*Problem requirements*: Please set the lines down again exactly, from the top of the entries through the line that contains "constexpr int STAGE = 65536, W_OFF = 32768;".

----- Provided data

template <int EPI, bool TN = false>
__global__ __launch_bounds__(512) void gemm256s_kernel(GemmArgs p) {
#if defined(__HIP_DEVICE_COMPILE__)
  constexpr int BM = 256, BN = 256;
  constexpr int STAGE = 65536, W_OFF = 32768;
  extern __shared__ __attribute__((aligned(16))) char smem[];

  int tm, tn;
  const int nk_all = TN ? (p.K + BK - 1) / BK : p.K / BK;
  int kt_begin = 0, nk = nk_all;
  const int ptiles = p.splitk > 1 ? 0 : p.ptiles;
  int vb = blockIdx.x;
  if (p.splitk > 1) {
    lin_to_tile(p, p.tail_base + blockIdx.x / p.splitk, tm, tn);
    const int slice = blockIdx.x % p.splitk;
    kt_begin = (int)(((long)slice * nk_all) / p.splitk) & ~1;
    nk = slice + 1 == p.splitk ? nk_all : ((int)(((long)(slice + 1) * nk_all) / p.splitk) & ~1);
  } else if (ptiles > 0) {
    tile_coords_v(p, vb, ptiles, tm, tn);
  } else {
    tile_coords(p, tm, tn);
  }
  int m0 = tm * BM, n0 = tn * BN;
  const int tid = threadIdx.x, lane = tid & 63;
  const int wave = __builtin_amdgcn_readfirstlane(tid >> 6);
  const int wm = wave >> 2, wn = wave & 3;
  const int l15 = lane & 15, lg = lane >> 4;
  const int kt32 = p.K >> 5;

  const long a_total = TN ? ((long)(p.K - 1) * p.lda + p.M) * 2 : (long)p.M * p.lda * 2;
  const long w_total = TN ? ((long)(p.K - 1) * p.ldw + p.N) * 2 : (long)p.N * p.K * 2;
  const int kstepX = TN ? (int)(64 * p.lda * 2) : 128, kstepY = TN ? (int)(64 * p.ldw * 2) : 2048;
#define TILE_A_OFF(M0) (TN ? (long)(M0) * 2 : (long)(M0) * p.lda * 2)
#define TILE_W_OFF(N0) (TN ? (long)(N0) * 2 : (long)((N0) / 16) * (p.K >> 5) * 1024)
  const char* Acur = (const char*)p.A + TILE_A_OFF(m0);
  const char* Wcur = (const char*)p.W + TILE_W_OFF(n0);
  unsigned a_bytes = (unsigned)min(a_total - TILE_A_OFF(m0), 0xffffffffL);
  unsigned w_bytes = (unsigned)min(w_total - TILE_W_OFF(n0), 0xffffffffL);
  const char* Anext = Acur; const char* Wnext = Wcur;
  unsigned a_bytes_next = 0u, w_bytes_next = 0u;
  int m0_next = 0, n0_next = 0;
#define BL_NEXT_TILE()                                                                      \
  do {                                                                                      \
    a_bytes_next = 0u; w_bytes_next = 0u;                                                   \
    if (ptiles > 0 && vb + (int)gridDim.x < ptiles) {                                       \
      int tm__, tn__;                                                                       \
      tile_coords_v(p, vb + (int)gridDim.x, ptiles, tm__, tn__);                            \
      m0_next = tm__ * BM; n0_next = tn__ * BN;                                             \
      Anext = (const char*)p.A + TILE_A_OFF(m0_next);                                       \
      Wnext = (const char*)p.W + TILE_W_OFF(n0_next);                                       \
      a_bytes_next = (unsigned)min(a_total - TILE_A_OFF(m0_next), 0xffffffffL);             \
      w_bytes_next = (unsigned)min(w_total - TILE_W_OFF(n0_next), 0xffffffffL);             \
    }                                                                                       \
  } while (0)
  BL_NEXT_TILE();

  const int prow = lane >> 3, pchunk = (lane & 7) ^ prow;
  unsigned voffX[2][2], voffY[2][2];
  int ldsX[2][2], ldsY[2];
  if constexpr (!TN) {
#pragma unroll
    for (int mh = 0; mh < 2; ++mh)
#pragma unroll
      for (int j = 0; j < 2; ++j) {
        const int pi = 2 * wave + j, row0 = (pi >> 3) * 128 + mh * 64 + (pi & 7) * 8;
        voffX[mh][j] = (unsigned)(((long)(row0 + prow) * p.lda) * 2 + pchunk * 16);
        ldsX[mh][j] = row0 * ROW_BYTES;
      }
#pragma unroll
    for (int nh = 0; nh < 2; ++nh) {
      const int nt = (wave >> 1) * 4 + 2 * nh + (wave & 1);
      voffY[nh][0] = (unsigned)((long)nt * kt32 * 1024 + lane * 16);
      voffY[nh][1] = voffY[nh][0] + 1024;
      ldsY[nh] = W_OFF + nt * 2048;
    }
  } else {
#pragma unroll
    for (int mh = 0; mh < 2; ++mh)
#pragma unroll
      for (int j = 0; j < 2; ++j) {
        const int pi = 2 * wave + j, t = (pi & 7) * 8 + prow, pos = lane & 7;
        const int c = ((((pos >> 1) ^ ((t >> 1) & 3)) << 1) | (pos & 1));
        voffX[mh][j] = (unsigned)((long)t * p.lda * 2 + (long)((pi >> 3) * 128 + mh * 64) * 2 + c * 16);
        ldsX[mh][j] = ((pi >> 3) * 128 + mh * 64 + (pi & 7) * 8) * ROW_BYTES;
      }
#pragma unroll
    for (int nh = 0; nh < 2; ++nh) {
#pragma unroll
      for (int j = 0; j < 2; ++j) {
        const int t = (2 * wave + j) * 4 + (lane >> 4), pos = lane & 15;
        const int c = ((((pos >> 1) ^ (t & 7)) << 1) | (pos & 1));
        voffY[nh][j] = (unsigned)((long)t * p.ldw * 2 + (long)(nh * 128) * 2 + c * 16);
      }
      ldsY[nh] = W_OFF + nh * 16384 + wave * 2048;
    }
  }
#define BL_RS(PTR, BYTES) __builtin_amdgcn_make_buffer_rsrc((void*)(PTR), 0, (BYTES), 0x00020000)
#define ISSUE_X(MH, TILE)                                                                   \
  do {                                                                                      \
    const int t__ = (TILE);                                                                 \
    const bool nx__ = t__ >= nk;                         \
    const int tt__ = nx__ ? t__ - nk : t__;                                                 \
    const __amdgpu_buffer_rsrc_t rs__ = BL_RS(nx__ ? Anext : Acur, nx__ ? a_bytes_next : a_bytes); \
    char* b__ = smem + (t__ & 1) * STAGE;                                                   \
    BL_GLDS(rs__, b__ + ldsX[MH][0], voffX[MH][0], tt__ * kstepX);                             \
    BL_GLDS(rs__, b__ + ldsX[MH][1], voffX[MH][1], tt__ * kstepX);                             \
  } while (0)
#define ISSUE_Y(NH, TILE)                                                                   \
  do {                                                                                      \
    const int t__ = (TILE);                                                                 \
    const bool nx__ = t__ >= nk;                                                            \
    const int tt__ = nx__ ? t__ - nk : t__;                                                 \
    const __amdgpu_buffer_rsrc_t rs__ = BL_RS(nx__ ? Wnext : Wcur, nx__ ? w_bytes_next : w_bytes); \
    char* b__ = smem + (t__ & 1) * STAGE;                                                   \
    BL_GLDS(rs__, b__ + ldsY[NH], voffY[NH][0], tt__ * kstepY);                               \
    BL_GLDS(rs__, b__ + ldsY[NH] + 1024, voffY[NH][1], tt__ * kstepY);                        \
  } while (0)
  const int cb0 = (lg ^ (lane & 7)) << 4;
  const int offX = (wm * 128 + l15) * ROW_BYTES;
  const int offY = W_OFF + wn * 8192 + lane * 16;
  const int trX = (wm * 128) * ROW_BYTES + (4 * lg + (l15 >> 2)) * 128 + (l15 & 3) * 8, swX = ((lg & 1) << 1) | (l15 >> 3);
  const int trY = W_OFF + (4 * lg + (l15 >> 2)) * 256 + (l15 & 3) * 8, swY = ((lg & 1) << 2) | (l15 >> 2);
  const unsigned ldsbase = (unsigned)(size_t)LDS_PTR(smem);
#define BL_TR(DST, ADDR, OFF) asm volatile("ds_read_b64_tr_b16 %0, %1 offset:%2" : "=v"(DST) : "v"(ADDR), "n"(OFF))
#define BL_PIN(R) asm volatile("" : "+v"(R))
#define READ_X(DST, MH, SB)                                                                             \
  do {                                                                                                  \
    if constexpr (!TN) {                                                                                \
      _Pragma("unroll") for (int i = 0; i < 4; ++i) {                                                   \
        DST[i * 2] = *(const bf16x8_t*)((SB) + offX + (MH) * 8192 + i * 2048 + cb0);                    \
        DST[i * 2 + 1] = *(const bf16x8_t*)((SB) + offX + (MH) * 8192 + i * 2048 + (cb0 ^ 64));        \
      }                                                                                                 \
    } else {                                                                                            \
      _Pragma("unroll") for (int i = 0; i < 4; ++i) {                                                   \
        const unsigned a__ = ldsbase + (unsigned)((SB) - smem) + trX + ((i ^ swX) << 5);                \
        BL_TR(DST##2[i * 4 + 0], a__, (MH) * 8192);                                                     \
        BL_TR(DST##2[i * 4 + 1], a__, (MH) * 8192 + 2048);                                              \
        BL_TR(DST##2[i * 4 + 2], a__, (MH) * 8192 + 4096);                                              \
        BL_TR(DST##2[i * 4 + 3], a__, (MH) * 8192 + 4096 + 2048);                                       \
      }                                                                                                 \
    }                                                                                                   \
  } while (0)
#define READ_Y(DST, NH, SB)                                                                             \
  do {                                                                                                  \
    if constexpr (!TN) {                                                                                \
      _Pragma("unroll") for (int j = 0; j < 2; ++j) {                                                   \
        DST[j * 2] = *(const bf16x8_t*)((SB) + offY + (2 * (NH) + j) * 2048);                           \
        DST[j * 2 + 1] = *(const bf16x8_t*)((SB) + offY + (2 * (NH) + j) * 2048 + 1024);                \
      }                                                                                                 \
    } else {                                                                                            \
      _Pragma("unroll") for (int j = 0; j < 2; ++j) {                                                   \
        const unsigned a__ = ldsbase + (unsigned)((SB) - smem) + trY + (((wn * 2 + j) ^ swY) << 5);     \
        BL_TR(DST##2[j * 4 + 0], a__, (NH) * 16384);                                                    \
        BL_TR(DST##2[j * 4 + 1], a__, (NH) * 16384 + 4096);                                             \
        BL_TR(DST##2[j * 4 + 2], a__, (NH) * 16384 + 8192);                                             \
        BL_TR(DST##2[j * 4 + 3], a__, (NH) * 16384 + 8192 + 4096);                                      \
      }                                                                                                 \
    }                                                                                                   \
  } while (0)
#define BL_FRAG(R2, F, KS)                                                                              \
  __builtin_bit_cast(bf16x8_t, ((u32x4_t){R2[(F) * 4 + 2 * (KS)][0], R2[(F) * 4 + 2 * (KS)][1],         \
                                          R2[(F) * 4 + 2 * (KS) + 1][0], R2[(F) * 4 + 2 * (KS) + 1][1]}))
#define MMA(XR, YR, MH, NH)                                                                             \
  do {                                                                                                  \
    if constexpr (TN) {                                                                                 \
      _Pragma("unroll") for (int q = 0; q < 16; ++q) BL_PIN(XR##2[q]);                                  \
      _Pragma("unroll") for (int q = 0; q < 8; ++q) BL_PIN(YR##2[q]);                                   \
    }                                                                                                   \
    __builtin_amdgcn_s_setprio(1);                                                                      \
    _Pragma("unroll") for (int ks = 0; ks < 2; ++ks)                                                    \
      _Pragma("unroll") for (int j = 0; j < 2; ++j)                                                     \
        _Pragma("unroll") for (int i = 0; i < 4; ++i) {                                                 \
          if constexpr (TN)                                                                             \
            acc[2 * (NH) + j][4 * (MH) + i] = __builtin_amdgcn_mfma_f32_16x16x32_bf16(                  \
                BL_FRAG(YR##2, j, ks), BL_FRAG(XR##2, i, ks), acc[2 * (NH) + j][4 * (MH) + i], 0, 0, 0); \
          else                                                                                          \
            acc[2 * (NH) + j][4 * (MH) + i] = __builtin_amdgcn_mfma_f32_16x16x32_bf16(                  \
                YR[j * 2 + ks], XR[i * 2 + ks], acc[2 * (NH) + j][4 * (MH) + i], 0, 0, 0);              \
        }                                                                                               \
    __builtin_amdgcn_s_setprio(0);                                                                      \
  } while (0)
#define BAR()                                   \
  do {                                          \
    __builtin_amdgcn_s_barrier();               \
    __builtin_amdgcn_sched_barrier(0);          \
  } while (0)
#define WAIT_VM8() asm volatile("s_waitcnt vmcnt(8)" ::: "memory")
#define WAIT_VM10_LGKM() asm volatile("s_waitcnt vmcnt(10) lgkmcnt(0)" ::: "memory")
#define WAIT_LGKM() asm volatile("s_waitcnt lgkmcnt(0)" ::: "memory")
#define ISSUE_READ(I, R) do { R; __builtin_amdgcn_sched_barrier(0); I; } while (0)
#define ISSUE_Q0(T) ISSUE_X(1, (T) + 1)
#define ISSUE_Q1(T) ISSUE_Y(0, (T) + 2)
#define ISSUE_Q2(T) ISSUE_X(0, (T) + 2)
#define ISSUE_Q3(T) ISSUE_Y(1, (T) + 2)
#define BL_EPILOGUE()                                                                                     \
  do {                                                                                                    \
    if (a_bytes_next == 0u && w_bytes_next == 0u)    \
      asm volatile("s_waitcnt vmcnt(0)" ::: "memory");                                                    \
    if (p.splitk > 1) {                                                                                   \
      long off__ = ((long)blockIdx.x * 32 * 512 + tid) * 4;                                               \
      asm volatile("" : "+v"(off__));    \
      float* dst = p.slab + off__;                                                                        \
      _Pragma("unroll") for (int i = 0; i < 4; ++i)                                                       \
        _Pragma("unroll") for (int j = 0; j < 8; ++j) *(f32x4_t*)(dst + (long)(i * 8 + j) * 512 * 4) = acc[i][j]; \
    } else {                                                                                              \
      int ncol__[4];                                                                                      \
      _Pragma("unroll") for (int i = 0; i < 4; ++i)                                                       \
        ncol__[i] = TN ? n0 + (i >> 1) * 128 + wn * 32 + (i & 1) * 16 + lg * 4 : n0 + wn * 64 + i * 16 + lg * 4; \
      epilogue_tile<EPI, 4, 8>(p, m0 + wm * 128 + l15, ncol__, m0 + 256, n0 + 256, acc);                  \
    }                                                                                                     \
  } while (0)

----------

*Result below*:
template <int EPI, bool TN = false>
__global__ __launch_bounds__(512) void gemm256s_kernel(GemmArgs p) {
#if defined(__HIP_DEVICE_COMPILE__)
  constexpr int BM = 256, BN = 256;
  constexpr int STAGE = 65536, W_OFF = 32768;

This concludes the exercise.